De personas que se marchan.

3.8.16


El 17 de junio perdí a mi abuela.

Era una mañana soleada como cualquier otra. Llevaba muy enferma desde hacía años, solo que los últimos meses se había puesto peor. Pero ya estaba acostumbrada a que estuviera enferma. Se pondría mejor y la enviarían a casa. Solo era una mala racha. Pasaría y podría ir a su casa, sin hospitales ni camillas. Eso me decía. Pero al final pasó lo que no quería que pasase.

Mi madre nos despertó a mi hermana y a mi para darnos la noticia. ¿Sabéis cual fue mi respuesta? "Vale" y me volví a tumbar en la cama, con cada sentimiento bloqueado. "Qué insensible", pensareis. Yo también lo pensé. Pero es la verdad. He visto miles de películas, series y he leído cientos de libros donde se refleja lo que pasa cuando alguien cercano muere. La rabia, el dolor, las lágrimas. Y yo no sentí nada de eso. Simplemente no sentí nada, por lo menos, en las primeras horas.

Sí, he perdido personas antes, pero esto era diferente, porque mi abuela lo era. 
Mi abuela era alguien que siempre estaba ahí. 
Mi abuela era la que me acogía en su casa cuando mis padres trabajaban todo el día.
Mi abuela era la que me limpiaba el barro de las manos cuando volvía de jugar.
Mi abuela era la que más se alegraba con mis logros, la que le restaba importancia a mis fracasos.
Mi abuela era quien más me animaba a estudiar, porque ella no había podido hacerlo, porque no tuvo la oportunidad de ofrecerle a sus hijos una formación más compleja.
Mi abuela era la que se despedía de mi llamándome "mi niña", qué siempre se preocupaba de cómo estaba, qué hacía, la única persona cuyas alabanzas creía. 
Mi abuela era, pero ya no es.

Así que simplemente me quedé en mi cama, tumbada, escuchando a mi hermana llorar en la habitación de al lado y preguntándome por qué yo no podía. Me parecía tan irreal que el sol hubiera salido como todos los días, que los pajaritos de mi vecina siguieran cantando como de costumbre, como si no importara que ella ya no estuviera. Me pareció tan injusto, tan insultante y me sentí tan impotente que todo siguiera rodando y yo no supiera qué hacer, qué decir o qué sentir. Mi infancia la había vivido con ella, no tanto mi adolescencia, pero no sé porqué, la tenía como un pilar seguro en mi vida. ¿Y sabéis lo que pasa cuando un pilar se cae? La estructura se tambalea y, si es muy importante, todo se viene abajo. Ella era uno de los centrales. Y todo se me vino encima.

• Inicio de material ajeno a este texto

+  double s_c = 0.0;
+  int64_t n_sample = 0;
+  bool sampled = false;
+  if (sample_on && !guaranteed && k <= 4096 && k >= 32) {
+    const double r = k / 2 < 16 ? 16.0 : (k / 2 > 96 ? 96.0 : (double)(k / 2));
+    double c = r >= 96.0 ? 3.0 : 8.0;
+    const double c_fit = (double)cap / ((double)k * (1.0 + 8.0 / sqrt(r)));
+    if (c_fit < c) c = c_fit;
+    if (c >= 1.5 && (1.0 - 1.0 / c) * sqrt(r) >= 4.5) {
+      s_c = c;
+      n_sample = (int64_t)ceil(r * (double)nd / (c * (double)k));
+    }
+  }
+  const bool predict = p.predict && !sample_on && !guaranteed && nq > 1024 && k >= 32 && k <= 4096 && p.D < SPEC_D_NONE && p.D >= 1.0;
+  int spec_left = -1;
+  double spec_zv = 0.0;
+  std::vector<PlanLaunch> plan;
+  int64_t seen = 0;
+  while (seen < nd) {
+    int64_t chunk = cap_docs;
+    if (!guaranteed && seen >= k) {
+      int64_t grown = (int64_t)((double)seen * growth);
+      grown = grown / (2 * BM) * (2 * BM);
+      if (grown > chunk) chunk = grown;
+    }
+    if (chunk > nd - seen) chunk = nd - seen;
+    PlanLaunch l = {chunk, 0, seen >= k ? (double)k * (double)chunk / (double)seen : (double)chunk};
+    if (s_c > 0.0 && !sampled && seen >= n_sample && seen >= k && chunk < nd - seen) {
+      const int64_t rank = (int64_t)ceil(s_c * (double)k * (double)seen / (double)nd);
+      if (rank >= 16 && rank <= k) {
+        sampled = true;
+        l = {nd - seen, (int)rank, s_c * (double)k};
+      }
+    }
+    if (predict && seen >= spec_min_seen() && seen >= k && chunk < nd - seen) {
+      const double ratio = (double)nd / (double)seen;
+      const auto step = [&](int n_left) {
+        if (n_left <= 1) return nd - seen;
+        const int64_t c = (int64_t)((double)seen * (pow(ratio, 1.0 / n_left) - 1.0)) / (2 * BM) * (2 * BM);
+        return c < nd - seen ? c : nd - seen;
+      };
+      if (spec_left < 0) {
+        spec_left = 0;
+        const int n_exact = (int)ceil(log(ratio) / log(1.0 + (double)chunk / (double)seen));
+        double best_cost = (double)n_exact * ((double)nq * l.expect * T_KEY_MS + T_LAUNCH_MS);
+        for (int n = 1; n < n_exact; ++n) {
+          const double z = spec_z(nq, n);
+          PlanLaunch t;
+          const int64_t c = step(n);
+          if (c < 2 * BM || !spec_launch(seen, c, k, cap, p.D, z, t)) continue;
+          const double cost = (double)n * ((double)nq * t.expect * T_KEY_MS + T_LAUNCH_MS);
+          if (cost < best_cost) best_cost = cost, spec_left = n, spec_zv = z;
+        }
+      }
+      if (spec_left > 0) {
+        PlanLaunch t;
+        const int64_t c = step(spec_left);
+        if (c >= 2 * BM && spec_launch(seen, c, k, cap, p.D, spec_zv, t)) l = t;
+        if (l.rows == c) --spec_left;
+      }
+    }
+    plan.push_back(l);
+    seen += l.rows;
+  }
+  return plan;
+}
 
 enum class FilterGrid { PerTile, PerCU, SmallStream };
 struct FilterChoice {
@@ -1754,27 +1940,6 @@
   FilterChoice f;
   if (!choose_filter(a.kind, nq, a.dim, f)) return -1;
   const int n_qtiles = (int)((nq + f.qt - 1) / f.qt);
-  double growth_div = 3.0;
-  if (const char *e = getenv("MEVI_IP_TOPK_GROWTH_DIV")) {
-    const double v = atof(e);
-    if (v >= 1.05 && v <= 64.0) growth_div = v;
-  }
-  double growth = g_growth > 0.0 ? g_growth : (double)g.cap / (growth_div * g.k);
-  if (growth < 1.0) growth = 1.0;
-  if (g_growth <= 0.0 && !getenv("MEVI_IP_TOPK_GROWTH_DIV") && !guaranteed) {
-    const double keys = (double)nq * (double)g.k * 60e-9 * 1e3, t_launch = 0.2;
-    double best = growth, best_cost = (keys * growth + t_launch) / log(1.0 + growth);
-    for (double cand = 1.0; cand < growth; cand += 0.25) {
-      const double c = (keys * cand + t_launch) / log(1.0 + cand);
-      if (c < best_cost * 0.99) best = cand, best_cost = c;
-    }
-    growth = best;
-  }
-  int64_t cap_docs = (g.cap / (2 * BM)) * (2 * BM);
-  if (const char *e = getenv("MEVI_IP_TOPK_FIRST_CHUNK")) {
-    const int64_t v = atoll(e) / (2 * BM) * (2 * BM);
-    if (v >= 2 * BM && v < cap_docs) cap_docs = v;
-  }
   if (hipFuncSetAttribute(f.fn, hipFuncAttributeMaxDynamicSharedMemorySize, (int)f.lds) != hipSuccess) {
     set_error("ip_topk: cannot raise dynamic LDS to %zu bytes", f.lds);
     return -1;
@@ -1788,40 +1953,43 @@
   }
   static const int cu_cap = [] { const char *e = getenv("MEVI_IP_FILTER_CUS"); return e ? atoi(e) : 0; }();
   if (cu_cap >= 8 && cu_cap < n_cu) n_cu = cu_cap / 8 * 8;
-  static const int sample_mode = [] { const char *e = getenv("MEVI_IP_SAMPLE_TAU"); return e ? atoi(e) : -1; }();
-  const bool sample_on = sample_mode == 1 || (sample_mode != 0 && nq <= 1024);
-  double s_c = 0.0;
-  int64_t n_sample = 0;
-  bool sampled = false;
-  if (sample_on && !guaranteed && g.k <= 4096 && g.k >= 32) {
-    const double r = g.k / 2 < 16 ? 16.0 : (g.k / 2 > 96 ? 96.0 : (double)(g.k / 2));
-    double c = r >= 96.0 ? 3.0 : 8.0;
-    const double c_fit = (double)g.cap / ((double)g.k * (1.0 + 8.0 / sqrt(r)));
-    if (c_fit < c) c = c_fit;
-    if (c >= 1.5 && (1.0 - 1.0 / c) * sqrt(r) >= 4.5) {
-      s_c = c;
-      n_sample = (int64_t)ceil(r * (double)nd / (c * (double)g.k));
-    }
-  }
+  PlanShape shape = {nq, nd, g.k, g.cap, guaranteed, a.kind == PassKind::F16Image && a.moments && spec_tau_on(), 1e30};
+  static const double d_pin = [] { const char *e = getenv("MEVI_IP_SPEC_D"); return e ? atof(e) : 0.0; }();
+  if (shape.predict && d_pin >= 1.0) shape.D = d_pin;
+  std::vector<PlanLaunch> plan = plan_pass(shape);
+  int64_t measure_at = -1;
+  if (shape.predict && !(d_pin >= 1.0)) {
+    int64_t s = 0;
+    for (size_t i = 0; i + 1 < plan.size(); s += plan[i++].rows)
+      if (s + plan[i].rows >= spec_min_seen()) {
+        if (s >= g.k && plan[i].rank == 0) measure_at = (int64_t)i;
+        break;
+      }
+  }
+  if (shape.predict) g_stats.dispersion = d_pin >= 1.0 ? d_pin : 0.0;
+  static const bool trace = getenv("MEVI_IP_TOPK_TRACE") != nullptr;
+  const auto trace_plan = [&](const char *what) {
+    if (!trace) return;
+    int64_t s = 0;
+    for (size_t i = 0; i < plan.size(); s += plan[i++].rows)
+      fprintf(stderr, "ip_topk plan (%s, D = %.3g) launch %zu: rows %lld -> %lld  rank %d  expected keys %.0f\n", what,
+              shape.predict ? shape.D : 0.0, i, (long long)s, (long long)(s + plan[i].rows), plan[i].rank, plan[i].expect);
+  };
+  trace_plan(shape.predict && measure_at >= 0 ? "before D" : "final");
   int64_t seen = 0, launches = 0;
   while (seen < nd) {
-    int64_t chunk = cap_docs;
-    if (!guaranteed && seen >= g.k) {
-      int64_t grown = (int64_t)((double)seen * growth);
-      grown = grown / (2 * BM) * (2 * BM);
-      if (grown > chunk) chunk = grown;
-    }
-    if (chunk > nd - seen) chunk = nd - seen;
-    double expect_per_q = seen >= g.k ? (double)g.k * (double)chunk / (double)seen : (double)chunk;
-    if (s_c > 0.0 && !sampled && seen >= n_sample && seen >= g.k && chunk < nd - seen) {
-      const int64_t rank = (int64_t)ceil(s_c * (double)g.k * (double)seen / (double)nd);
-      if (rank >= 16 && rank <= g.k) {
-        hipLaunchKernelGGL(rank_tau_kernel<64>, dim3((unsigned)((nq + 3) / 4)), dim3(256), 0, stream, st.buf, (int)nq, g.S, g.k, (int)rank,
-                           st.tau, st.tau_s);
-        sampled = true;
-        chunk = nd - seen;
-        expect_per_q = s_c * (double)g.k;
-      }
+    if ((size_t)launches >= plan.size()) {
+      set_error("ip_topk: the launch plan ends at row %lld of %lld", (long long)seen, (long long)nd);
+      return -1;
+    }
+    const PlanLaunch pl = plan[(size_t)launches];
+    const int64_t chunk = pl.rows;
+    const double expect_per_q = pl.expect;
+    const bool predicted = pl.rank > 0;
+    if (predicted) {
+      hipLaunchKernelGGL(rank_tau_kernel<64>, dim3((unsigned)((nq + 3) / 4)), dim3(256), 0, stream, st.buf, (int)nq, g.S, g.k, pl.rank,
+                         st.tau, st.tau_s);
+      ++g_stats.n_predicted_launches;
     }
     const int64_t n_dtiles = (chunk + 2 * BM - 1) / (2 * BM);
     const int64_t nwg = n_dtiles * n_qtiles;
@@ -1870,6 +2038,8 @@
     profile_mark(stream);
     if (a.cand)
       hipLaunchKernelGGL(count_candidates_kernel, dim3((unsigned)((nq + 255) / 256)), dim3(256), 0, stream, st.count, (int)nq, g.cap, a.cand);
+    if (launches == measure_at)
+      hipLaunchKernelGGL(count_moments_kernel, dim3((unsigned)((nq + 255) / 256)), dim3(256), 0, stream, st.count, (int)nq, a.moments);
     {
       const int nq_i = (int)nq;
       static const bool wave_compact = [] { const char *e = getenv("MEVI_IP_TOPK_COMPACT"); return !(e && strcmp(e, "lds") == 0); }();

Los días pude sobrellevarlos. de alguna forma, ver a todos a mi alrededor tristes me bloquea emocionalmente. Me mantenía ocupada, sin pensar y sin sentir. Por eso las noches eran lo peor, porque lo más difícil es escapar de tu propia mente. Esa que me decía que ya no volvería a verla en su sillón, riendo con alguna telenovela o riendo por alguna chorrada que le había contado. ¡Qué satisfacción es hacer reír a alguien a quien quieres! Pero ya no podría, ya no más. ¿Cómo sería ahora ir a su casa y ver ese mismo sillón vacío? ¿Cómo serian ahora las Navidades? ¿Qué haría mi abuelo? 

Dos días más tarde tenía que partir hacia Barcelona, justamente su hogar durante muchos años antes de mudarse al pueblo donde vivo. Le había contado que iba a ir, en el hospital, tratando de animarla un poco. Esa fue la última vez que la vi. El día 19 partí hacía esa ciudad, pero me sentía pequeña, torpe, insegura, dolorida y asustada. Yo sola, en una ciudad grande y con todo lo que tenía por delante, todo lo que ya no podría terminar de contarle. sé que es injusto por mi parte. Estaba muy enferma, sufría y lo único peor que ver a alguien a quien quieres morir es saber que sufre y que tú no puedes hacer nada. Y ahí estaba yo, sintiéndome terriblemente egoísta porque no quería que se fuese y sintiéndome terriblemente horrible porque la única solución que quedaba para que dejara de sufrir era justamente esa. 

No escribo esto sin dolor. Aquel 17 de junio una parte de mi se fue con ella. Casi pude ver como una pequeña versión de mi, de unos 5 añitos se alejaba de la mano con ella, despacio, dándome la espalda y yo me quedaba en el suelo, tirada, llamándolas sin éxito para que volvieran. O así fue como lo sentí. 

Sé que es ley de vida, que los abuelos no son eternos, que todo el mundo (o casi todos) les toca vivir esto. Pero saberlo no lo hace fácil, ni llevadero. Te rompe y aunque la brecha para de sangrar la cicatriz sigue ahí. Y la llevas contigo. Y hay días que pesa más que otros pero no puedes hacer nada más que mirarla, cerrar los ojos recordando por quién sangraste y seguir adelante.

Hoy es uno de esos días en las que la cicatriz me pesa más que otros y por eso me apetecía sacar un poco fuera. Las letras siempre me han dado consuelo, pero esta vez no busco nada más que plasmar el recuerdo de alguien (de las pocas personas) a quien he querido mucho.

S.N.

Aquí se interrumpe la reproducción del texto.